Gentransfer überwindet Hürden für die Forschung
Die Funktionen, die das Aktin-Protein MamK in Magnetbakterien der Spezies M. gryphiswaldense übernimmt, wurden in früheren Studien schon sehr weitgehend erforscht: Es hat einen wesentlichen Einfluss auf den Prozess der Kettenbildung und bewirkt, dass sich die Kette genau in der Mitte der Bakterienzelle befindet. So ist während der Zellteilung gewährleistet, dass die Magnetosomenketten halbiert werden und die beiden Tochterzellen gleich lange Teilstücke erhalten. Bisher war allerdings wenig darüber bekannt, ob andere Arten von Magnetbakterien bei der Biosynthese der Magnetosomen in gleicher Weise auf MamK angewiesen sind oder ob sie dafür andere Proteine oder gar Mechanismen verwenden. Diese Frage ist für die Forschung nicht zuletzt aus folgendem Grund von besonderem Interesse: Zahlreiche andere Arten von Magnetbakterien produzieren Magnetosomen und Magnetosomenketten, die sich hinsichtlich der Form und Größe ihrer kristallinen Bausteine sowie deren zellulärer Anordnung signifikant von M. gryphiswaldense unterscheiden.

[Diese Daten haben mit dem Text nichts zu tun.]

# medical-genomics-group/VAMPomi

Measured on AMD Instinct MI355X. Metric: VAMP iterations/s (+ achieved HBM GB/s of the A/A^T kernels), higher is better.
Workload: dtype f64

## Files before the change

### include/vampomi.h

```cpp
#ifndef VAMPOMI_H
#define VAMPOMI_H

#include <stddef.h>
#include <stdint.h>

#ifdef __cplusplus
extern "C" {
#endif

#define VAMPOMI_ABI_VERSION 3
#define VAMPOMI_MAX_L 64
#define VAMPOMI_MAX_C 64
#define VAMPOMI_MAX_SEGMENTS 64
#define VAMPOMI_UNIQUE_ID_BYTES 128

typedef enum {
    VAMPOMI_OK = 0,
    VAMPOMI_ERR_ARG = 1,
    VAMPOMI_ERR_HIP = 2,
    VAMPOMI_ERR_RCCL = 3,
    VAMPOMI_ERR_IO = 4,
    VAMPOMI_ERR_NAN_PHEN = 5,
    VAMPOMI_ERR_STATE = 6,
    VAMPOMI_ERR_OOM = 7,
// ... 171 lines not shown
    double bytes_total;
    double flops_total;
    int64_t timed;
    double ms_timed;
} vampomi_kernel_stat;

typedef struct {
    vampomi_kernel_stat ax;
    vampomi_kernel_stat atx;
    vampomi_kernel_stat ax_k[4];
    vampomi_kernel_stat atx_k[4];
    int64_t a_passes_exec;
    int64_t host_syncs;
    vampomi_kernel_stat loo;
    vampomi_kernel_stat op;
    vampomi_kernel_stat op_k[4];
    vampomi_kernel_stat coll;
} vampomi_stats;

vampomi_status vampomi_set_timing(vampomi_ctx* ctx, int on);
vampomi_status vampomi_get_stats(vampomi_ctx* ctx, vampomi_stats* out);
vampomi_status vampomi_reset_stats(vampomi_ctx* ctx);

vampomi_status vampomi_dev_set_variant(vampomi_ctx* ctx, int which, int variant);
vampomi_status vampomi_dev_prestep_counts(const vampomi_ctx* ctx, int64_t* made, int64_t* used);
vampomi_status vampomi_dev_time_pass(vampomi_ctx* ctx, int which, int K, int reps, double* avg_ms);
vampomi_status vampomi_dev_read_ceiling(vampomi_ctx* ctx, int reps, double* us_med, double* bytes, int* variant);
vampomi_status vampomi_dev_kernel_name(const vampomi_ctx* ctx, int which, int K, int mode, char* out, int cap);
vampomi_status vampomi_dev_ax_plan(int64_t N, int64_t M, int cus, int variant, int K, int* T, int* TR, int* S,
                                   int* grid, int* nslots, char* name, int cap);
vampomi_status vampomi_dev_op_plan(int64_t N, int64_t M, int cus, int variant, int K, int* T, int* S, int* TR,
                                   int* grid, int64_t* nslots, char* name, int cap);
vampomi_status vampomi_dev_op_lds(int64_t N, int64_t M, int cus, int variant, int K, int64_t* out);
vampomi_status vampomi_dev_op_timestamps(vampomi_ctx* ctx, unsigned long long* out, int cap, int* n);
vampomi_status vampomi_dev_mem_plan(int64_t N, int64_t Mt, int nranks, int rank, int cus, int probit, int writer,
                                    int64_t* bytes);
vampomi_status vampomi_dev_mem_plan_storage(int64_t N, int64_t Mt, int nranks, int rank, int cus, int probit,
                                            int writer, int storage, int64_t* bytes);
vampomi_status vampomi_dev_op_apply(vampomi_ctx* ctx, int K, const double* ar, const double* qo, const double* p,
                                    const double* z, const double* beta, double diag, double tau, double gam2,
                                    double* d, double* ad, double* dp);

#ifdef __cplusplus
}
#endif
#endif
```

### vampomi_amd/__init__.py

```python
from __future__ import annotations

import ctypes as C
from dataclasses import dataclass, field
from typing import Optional, Sequence

import numpy as np

from ._lib import (CLI_PATH, GEN_GAUSS, GEN_METH, LIB_PATH, MAX_L, MEM_DEVICE, MEM_HOST, NA_FATAL, NA_MEAN, NA_PASS,
                   STORE_F32, STORE_F64, STORE_U16, UNIQUE_ID_BYTES, Params, Result, ShardDesc, Stats, VampomiError,
                   check, load)

__all__ = ["Data", "Vamp", "VampOptions", "divide_work", "comm_unique_id", "phen_rows", "phen_rows_common", "read_labels", "adjust_basis", "VampomiError", "LIB_PATH", "CLI_PATH",
           "GEN_GAUSS", "GEN_METH", "STORE_F64", "STORE_F32", "STORE_U16", "load"]

_STORAGE = {"f64": STORE_F64, "f32": STORE_F32, "u16": STORE_U16}
_METH_NA = {"pass": NA_PASS, "fatal": NA_FATAL, "mean": NA_MEAN}


def _dp(a: np.ndarray):
    return a.ctypes.data_as(C.c_void_p)
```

Die Frage, inwieweit die an M. gryphiswaldense gewonnenen Erkenntnisse zur Biosynthese verallgemeinerbar sind, blieb vor allem deshalb ungeklärt, weil die erforderlichen Untersuchungen an zahlreichen anderen Magnetbakterien-Arten in vielen Fällen sehr schwierig sind: In einigen Fällen sind die jeweiligen Magnetbakterien einer genetischen Untersuchung nicht zugänglich, in anderen Fällen ist es nicht einmal möglich, die im Schlamm lebenden Bakterien überhaupt im Labor zu züchten.

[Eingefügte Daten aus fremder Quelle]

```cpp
static int launch_apply_a_and_alpha(euler_sim* S, int force) {
  const bool seq = S->cfg.dot_mode == EULER_DOT_SEQUENTIAL && !S->has_comm;
  if (S->has_comm && ghost_mode(S) && !force) {
    const int X = S->X, nbk = (X + 255) / 256;
    const bool coarse = eu_is_two_level(S);
    if (S->band_lo > 0) {
      HIPCHK(hipMemcpyAsync(xrow(S, XR_GS_LO0), xrow(S, XR_ZRECV_LO), (size_t)X * 8, hipMemcpyDeviceToDevice, S->stream));
      if (coarse) { int rc = eu_launch_coarse_add_row(S, xrow(S, XR_GS_LO0), 64 * S->band_lo - 1); if (rc) return rc; }
      hipLaunchKernelGGL(k_unpack_row, dim3(nbk), dim3(256), 0, S->stream, S->s, xrow(S, XR_GS_LO0), S->geom, S->band_lo - 1, 63);
    }
    if (S->band_hi < S->geom.nbands) {
      HIPCHK(hipMemcpyAsync(xrow(S, XR_GS_HI0), xrow(S, XR_ZRECV_HI), (size_t)X * 8, hipMemcpyDeviceToDevice, S->stream));
      if (coarse) { int rc = eu_launch_coarse_add_row(S, xrow(S, XR_GS_HI0), 64 * S->band_hi); if (rc) return rc; }
      hipLaunchKernelGGL(k_unpack_row, dim3(nbk), dim3(256), 0, S->stream, S->s, xrow(S, XR_GS_HI0), S->geom, S->band_hi, 0);
    }
    S->gs_cur = 0;
  } else if (S->has_comm) { int rc = comm_halo_s(S); if (rc) return rc; }
  SkewGeom gl = S->geom;
  gl.S = S->e_cnt;
  double* out = tile_fused(S) ? S->q : S->z;
  LAUNCH(S, KC_APPLY_A, k_apply_a, dim3(loc_red_blocks(S)), dim3(RED_THREADS), LOC(S->s), LOC(out), LOC(S->cellmask), gl,
         S->partial, S->sc, force, S->red_counter, seq ? -1 : fin_or_comm(S, FIN_ALPHA));
  if (seq)
    LAUNCH(S, KC_DOT, k_dot_sequential, dim3(1), dim3(256), out, S->s, S->cellmask, S->geom, S->sc, (int)FIN_ALPHA, force);
  return S->has_comm ? eu_comm_finish(S, FIN_ALPHA, 0, force) : EULER_OK;
}

int p_steps(const euler_sim* S) {
  if (S->p2p_on || sa_run(S) != 8) return 2;
  return (int)S->opt[EULER_OPT_P_STEPS];
}
static int ring_begin(euler_sim* S) {
  const int n = p_steps(S);
  if (!S->s_base[0]) { S->s_base[0] = S->s; S->s_base[1] = S->s2; }
  if (n > 2) { S->s = S->s_base[0]; S->s2 = S->s_base[1]; }
  else if (S->s != S->s_base[0] && S->s != S->s_base[1]) { S->s = S->s_base[0]; S->s2 = S->s_base[1]; }
// ... 93 lines not shown
    }
  }
  return EULER_OK;
}

static int project_first_direction(euler_sim* S, Solve& v) {
  int rc;
  const bool tile = tile_fused(S), two_level = tile && eu_is_two_level(S);
  if (two_level && S->has_comm && !(eu_is_mg(S) && ghost_mode(S) && S->slab_on)) {
    eu_set_error("coarse-correction preconditioners with several ranks: EULER_PRECOND_IC0_TILE_MG on row slabs without mailboxes only");
    return EULER_EINVAL;
  }
  if (two_level && (rc = eu_launch_coarse_setup(S))) return rc;
  if (two_level && (rc = eu_launch_coarse_consistent(S))) return rc;
  v.zr = tile && tile_z_begin(S);
  if (tile) {
    if ((rc = eu_launch_factor_tile(S, 0))) return rc;
    if ((rc = eu_launch_precond_tile(S, 0, 1, FIN_SIGMA_INIT, 0, 0.0))) return rc;
  } else {
  if (S->cfg.precond != EULER_PRECOND_JACOBI && (rc = eu_launch_sweep(S, SW_FACTOR, KC_PRECON_FACTOR, 0))) return rc;
  if ((rc = launch_precondition(S, 0, FIN_SIGMA_INIT))) return rc;
  }
  if ((rc = ring_begin(S))) return rc;
  if (first_direction_folded(S)) {
    const PcgScalars& ps = v.prev;
    if (ps.nonzero && !(std::isfinite(ps.alpha) && std::isfinite(ps.beta) && std::isfinite(ps.rnorm) && std::isfinite(ps.sigma) && std::isfinite(ps.zs)))
      for (int k = 0; k < S->s_ring_n; ++k) HIPCHK(hipMemsetAsync(S->s_ring[k] + S->skew_off, 0, S->Sw * sizeof(double), S->stream));
  }
  else if (two_level) { if ((rc = eu_launch_coarse_search_init(S))) return rc; }
  else
  LAUNCH(S, KC_UPDATE_SEARCH, k_update_search<true>, dim3(eu_blocks(S->e_cnt, 256 * 4, 4096)), dim3(256), LOC(S->s), LOC(S->z),
         LOC(S->cellmask), S->e_cnt, S->sc, 0, 0.0);
  if (S->has_comm && eu_p2p_has_neighbour_arrays(S)) {
    const int y0 = S->band_lo > 0 ? 64 * S->band_lo : -1, y1 = S->band_hi < S->geom.nbands ? 64 * S->band_hi - 1 : -1;
    LAUNCH(S, KC_UPDATE_SEARCH, k_publish_edge_rows, dim3((S->X + 255) / 256, 2), dim3(256), S->s, S->geom, y0, y1, S->sc);
  }
  if (S->s_ring_n == 2) HIPCHK(hipMemsetAsync(LOC(S->s2), 0, S->e_cnt * sizeof(double), S->stream));
  S->s_stale = 1;
  return EULER_OK;
}

static int project_iterate(euler_sim* S, Solve& v) {
  int rc;
  HIPCHK(hipMemcpyAsync(S->sc_host, S->sc, sizeof(PcgScalars), hipMemcpyDeviceToHost, S->stream));
  HIPCHK(hipStreamSynchronize(S->stream));
  const int poll = S->cfg.pcg_poll_interval > 0 ? S->cfg.pcg_poll_interval : 8;
  const int max_it = S->cfg.max_iterations;
  const bool tile = tile_fused(S), fold0 = first_direction_folded(S);
  int it = 0, chunk = 0;
  bool stop = !S->sc_host->nonzero;
  S->s_none = stop ? 1 : 0;
  while (it < max_it && !stop) {
    int chunk_end = it + poll;
    if (!v.drain_poll && v.pred_iters > 0 && it < v.pred_iters + poll && chunk_end > v.pred_iters - 2) {
      const int lo = v.pred_iters - 2 < chunk_end ? v.pred_iters - 2 : chunk_end;
      chunk_end = lo > it + 2 ? lo : it + 2;
    }
    if (chunk_end > max_it) chunk_end = max_it;
    for (; it < chunk_end; ++it) {
      S->prof_iter = it;
      const bool fused = it > 0 || fold0;
      if (it == 0 && fold0) { S->s = S->s_ring[S->s_ring_n - 1]; S->s2 = S->s_ring[0]; }
      if ((rc = fused ? eu_launch_search_apply(S, it) : launch_apply_a_and_alpha(S, 0))) return rc;
      if (tile) {
        S->prof_iter = it;
        const int nx = it + 1, steps = S->s_ring_n;
        const bool next_odd = !(nx >= steps && nx % steps == 0);
        const int zform = v.zr && it + 1 < max_it ? (it + 2 < max_it && next_odd ? 1 : 0) : -1;
        if ((rc = eu_launch_precond_tile(S, 1, it + 1 < max_it, FIN_BETA, 0, 0.0, false, zform))) return rc;
        S->z_halo_last = zform == 1;
        v.zr_ran = v.zr_ran || zform == 1;
        continue;
      }
      S->tile_as_override = fused ? S->q : S->z;
      rc = eu_launch_precond_tile(S, 1, 0, -1, 0, 0.0, true);
      S->tile_as_override = nullptr;
      if (rc) return rc;
      if (it + 1 < max_it) {
// ... 67 lines not shown
  if (eu_is_two_level(S) && (op == EULER_OP_PRECON_FACTOR || op == EULER_OP_FORWARD_SOLVE || op == EULER_OP_BACKWARD_SOLVE)) {
    eu_set_error("euler_pcg_op: the preconditioner of EULER_PRECOND_IC0_TILE2 / _MG is not available as a single operation (select EULER_PRECOND_IC0_TILE for its tile level)");
    return EULER_EINVAL;
  }
  switch (op) {
    case EULER_OP_BUILD_SYSTEM:
      LAUNCH(S, KC_MISC, k_pcg_reset, dim3(1), dim3(1), S->sc, S->cfg.tol, S->cfg.max_iterations);
      eu_launch_build_system(S, dt);
      break;
    case EULER_OP_PRECON_FACTOR: if (tile_fused(S)) eu_launch_factor_tile(S, 1); else eu_launch_sweep(S, SW_FACTOR, KC_PRECON_FACTOR, 1); break;
    case EULER_OP_FORWARD_SOLVE: if (!tile_fused(S)) eu_launch_sweep(S, SW_FORWARD, KC_FORWARD_SOLVE, 1); break;
    case EULER_OP_BACKWARD_SOLVE:
      if (tile_fused(S)) eu_launch_precond_tile(S, 0, 1, FIN_STORE_ONLY, 1, 0.0); else eu_launch_sweep(S, SW_BACKWARD, KC_BACKWARD_SOLVE, 1);
      break;
    case EULER_OP_APPLY_A:
      LAUNCH(S, KC_APPLY_A, k_apply_a, dim3(S->red_blocks), dim3(RED_THREADS), S->s, S->z, S->cellmask, S->geom,
             S->partial, S->sc, 1, S->red_counter, -1);
      break;
    case EULER_OP_DOT_ZR: eu_launch_dot(S, S->z, S->r, FIN_STORE_ONLY, 1); break;
    case EULER_OP_DOT_ZS: eu_launch_dot(S, S->z, S->s, FIN_STORE_ONLY, 1); break;
    case EULER_OP_INF_NORM_R:
      LAUNCH(S, KC_UPDATE_PR, k_inf_norm, dim3(S->red_blocks), dim3(RED_THREADS), S->r, S->cellmask, SS, S->partial);
      LAUNCH(S, KC_REDUCE_FINAL, k_reduce_final<true>, dim3(1), dim3(RED_THREADS), S->partial, S->red_blocks, S->sc,
             (int)FIN_STORE_ONLY, 1);
      break;
    case EULER_OP_UPDATE_PR:
      LAUNCH(S, KC_UPDATE_PR, k_update_pr, dim3(S->red_blocks), dim3(RED_THREADS), S->p, S->r, S->s, S->z, S->cellmask,
             SS, S->partial, S->sc, 1, a, S->red_counter, -1);
      break;
    case EULER_OP_UPDATE_SEARCH:
      LAUNCH(S, KC_UPDATE_SEARCH, k_update_search<false>, dim3(eu_blocks(SS, 256 * 4, 4096)), dim3(256), S->s, S->z,
// ... 10 lines not shown
```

Mutanten von M. gryphiswaldense produzieren fremde Proteine
Die neue, in „mBio“ veröffentlichte Studie präsentiert einen Ausweg aus den bisherigen Schwierigkeiten. Die Voraussetzungen dafür hatten Bayreuther Forscher*innen in einer ebenfalls in „mBio“ erschienenen Vorgänger-Studie geschaffen: Hier war es ihnen gelungen, in Mutanten der Spezies M. gryphiswaldense fremde Proteine zu erzeugen, die in anderen Magnetbakterien-Arten an der Herstellung von Magnetosomen beteiligt sind. Dabei wurden sogar die Funktionen eigener Proteine von M. gryphiswaldense ersetzt, deren Gene zuvor ausgeschaltet worden waren.

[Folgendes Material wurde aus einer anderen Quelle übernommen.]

HERE = os.path.dirname(os.path.abspath(__file__))
REPO = os.path.dirname(os.path.dirname(HERE))
SOURCES = ["capi.hip", "rollout.hip", "rollout_fast.hip", "rollout_tiles.hip", "rollout_one.hip", "rollout_indep.hip", "joint.hip",
           "joint_mfma.hip", "joint_chol.hip", "assemble.hip", "base_samples.hip", "hull.hip",
           "hull_query.hip", "sup_dev.hip", "mll.hip", "moments.hip", "moments_grad.hip", "tube_qp.hip", "tube_rows.hip", "pathwise.hip",
           "pathwise_stats.hip", "pathwise_grad.hip", "pathwise_cand.hip", "robust_tube.hip", "robust_tube_grad.hip", "lipschitz.hip", "contraction.hip",
           "optimistic.hip"]
HEADERS = ["gpmpc_device.hpp", "gpmpc_host.hpp", "rollout_args.hpp", "rollout_plan.hpp", "joint_args.hpp", "joint_eigh.hpp", "joint_plan.hpp", "hull_geom.hpp", "min_index.hpp", "base_stream.hpp", "moments_step.hpp", "pathwise_step.hpp", "robust_step.hpp", "contraction_math.hpp",
           "rollout_one_gen.inc", "rollout_tiles_mfma.inc", "joint_mfma_gen.inc",
           os.path.join(REPO, "include", "gpmpc_hip.h")]
GENERATED = {"rollout_one_gen.inc": os.path.join(REPO, "tools", "gen_rollout_one.py"),
             "rollout_tiles_mfma.inc": os.path.join(REPO, "tools", "gen_mfma_chains.py"),
             "joint_mfma_gen.inc": os.path.join(REPO, "tools", "gen_joint_mfma.py")}
OUT = os.path.join(os.path.dirname(HERE), "libgpmpc_hip.so")
OBJDIR = os.path.join(HERE, "build")
HIPCC = os.environ.get("HIPCC", "/opt/rocm/bin/hipcc")
FLAGS = ["--offload-arch=gfx950", "-O3", "-std=c++17", "-fPIC", "-fgpu-rdc" if False else "-fno-gpu-rdc",
         "-ffp-contract=on", "-I", os.path.join(REPO, "include"), "-I", HERE]
FLAGS += os.environ.get("GPMPC_EXTRA_DEFS", "").split()
if os.environ.get("GPMPC_PHASE_TIMERS") == "1":
    FLAGS.append("-DGPMPC_PHASE_TIMERS")


EXTRA_FLAGS = {"rollout_fast.hip": os.environ.get("GPMPC_FAST_FLAGS", "-mllvm -disable-machine-licm").split(),
               "joint.hip": os.environ.get("GPMPC_JOINT_FLAGS", "-mllvm -disable-machine-licm").split(),
               "rollout.hip": os.environ.get("GPMPC_ROLLOUT_FLAGS", "-mllvm -disable-machine-licm").split(),
               "rollout_tiles.hip": os.environ.get("GPMPC_TILES_FLAGS", "").split(),
               "rollout_one.hip": os.environ.get("GPMPC_ONE_FLAGS", "-mllvm -disable-machine-licm -mllvm -amdgpu-load-store-vectorizer=0").split(),
               "rollout_indep.hip": os.environ.get("GPMPC_INDEP_FLAGS", "").split(),
               "joint_mfma.hip": os.environ.get("GPMPC_JOINT_MFMA_FLAGS", "").split(),
               "pathwise_stats.hip": os.environ.get("GPMPC_PATHWISE_STATS_FLAGS", "-mllvm -disable-machine-licm").split(),
               "pathwise_grad.hip": os.environ.get("GPMPC_PATHWISE_GRAD_FLAGS", "-mllvm -disable-machine-licm").split(),
               "pathwise_cand.hip": os.environ.get("GPMPC_PATHWISE_CAND_FLAGS", "-mllvm -disable-machine-licm").split()}


STAMP = os.path.join(OBJDIR, "flags.stamp")


def _mtime(p):
    return os.path.getmtime(p) if os.path.exists(p) else 0.0


def flags_digest():
    blob = json.dumps({"hipcc": HIPCC, "flags": FLAGS, "extra": EXTRA_FLAGS}, sort_keys=True)
    return hashlib.sha256(blob.encode()).hexdigest()


def is_default_build():
    return not (os.environ.get("GPMPC_EXTRA_DEFS") or os.environ.get("GPMPC_PHASE_TIMERS") == "1"
                or os.environ.get("GPMPC_FAST_FLAGS") is not None)


def clean_objdir():
    if not os.path.isdir(OBJDIR):
        return
    for name in os.listdir(OBJDIR):
        p = os.path.join(OBJDIR, name)
        if os.path.isfile(p) and not (name.endswith(".o") and "-hip-amdgcn" not in name) and name != "flags.stamp":
            os.remove(p)


def build(force=False, verbose=False):
    os.makedirs(OBJDIR, exist_ok=True)
    clean_objdir()
    digest = flags_digest()
    try:
        with open(STAMP) as f:
            stale_flags = f.read().strip() != digest
    except OSError:
        stale_flags = True
    force = force or stale_flags
    hdr_t = max(_mtime(h if os.path.isabs(h) else os.path.join(HERE, h)) for h in HEADERS)
    hdr_t = max(hdr_t, _mtime(os.path.abspath(__file__)))
    jobs = []
    for src in SOURCES:
        s = os.path.join(HERE, src)
        o = os.path.join(OBJDIR, src.replace(".hip", ".o"))
        if force or _mtime(o) < max(_mtime(s), hdr_t):
            jobs.append((s, o))
    def cc(job):
        s, o = job
        cmd = [HIPCC, "-x", "hip", "-c", s, "-o", o] + FLAGS + EXTRA_FLAGS.get(os.path.basename(s), [])
        if verbose:
            print(" ".join(cmd), flush=True)
        r = subprocess.run(cmd, capture_output=True, text=True)
        if r.returncode != 0:
            raise RuntimeError(f"hipcc failed for {s}:\n{r.stdout}\n{r.stderr}")
        if verbose and r.stderr.strip():
            print(r.stderr)
    with ThreadPoolExecutor(max_workers=4) as ex:
        list(ex.map(cc, jobs))
    with open(STAMP, "w") as f:
        f.write(digest + "\n")
    objs = [os.path.join(OBJDIR, s.replace(".hip", ".o")) for s in SOURCES]
    if jobs or not os.path.exists(OUT):
        cmd = [HIPCC, "-shared", "-fPIC", "--offload-arch=gfx950", "-o", OUT] + objs
        if verbose:
            print(" ".join(cmd), flush=True)
        r = subprocess.run(cmd, capture_output=True, text=True)
        if r.returncode != 0:
            raise RuntimeError(f"link failed:\n{r.stdout}\n{r.stderr}")
    return OUT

Dieses erfolgversprechende Verfahren haben Mikrobiolog*innen der Universität Bayreuth, der Universität Aix-Marseille und der Universität Lyon I in ihrer neuen Studie nun auf Aktine angewendet, bei denen ein steuernder Einfluss auf die Verkettung der Magnetosomen in anderen Magnetbakterien vermutet wurde. Mutanten der Spezies M. gryphiswaldense produzierten diese fremden Aktine, deren Funktion nun erstmals untersucht werden konnte. Wie sich herausstellte, beeinflussten alle untersuchten fremden Aktine die Kettenbildung. Einige sind sogar imstande, Gerüststrukturen für Ketten zu produzieren, die den „Originalketten“ in M. gryphiswaldense sehr ähnlich sind. Darüber hinaus erwies sich ein zuvor neuentdecktes und hinsichlich seiner Funktion bisher unbekanntes aktinähnliches Protein namens Mad28 als fähig, die Bildung des cytoskelettalen Fasergerüsts und somit die Entstehung wohlgeordneter Magnetosomenketten zu unterstützen.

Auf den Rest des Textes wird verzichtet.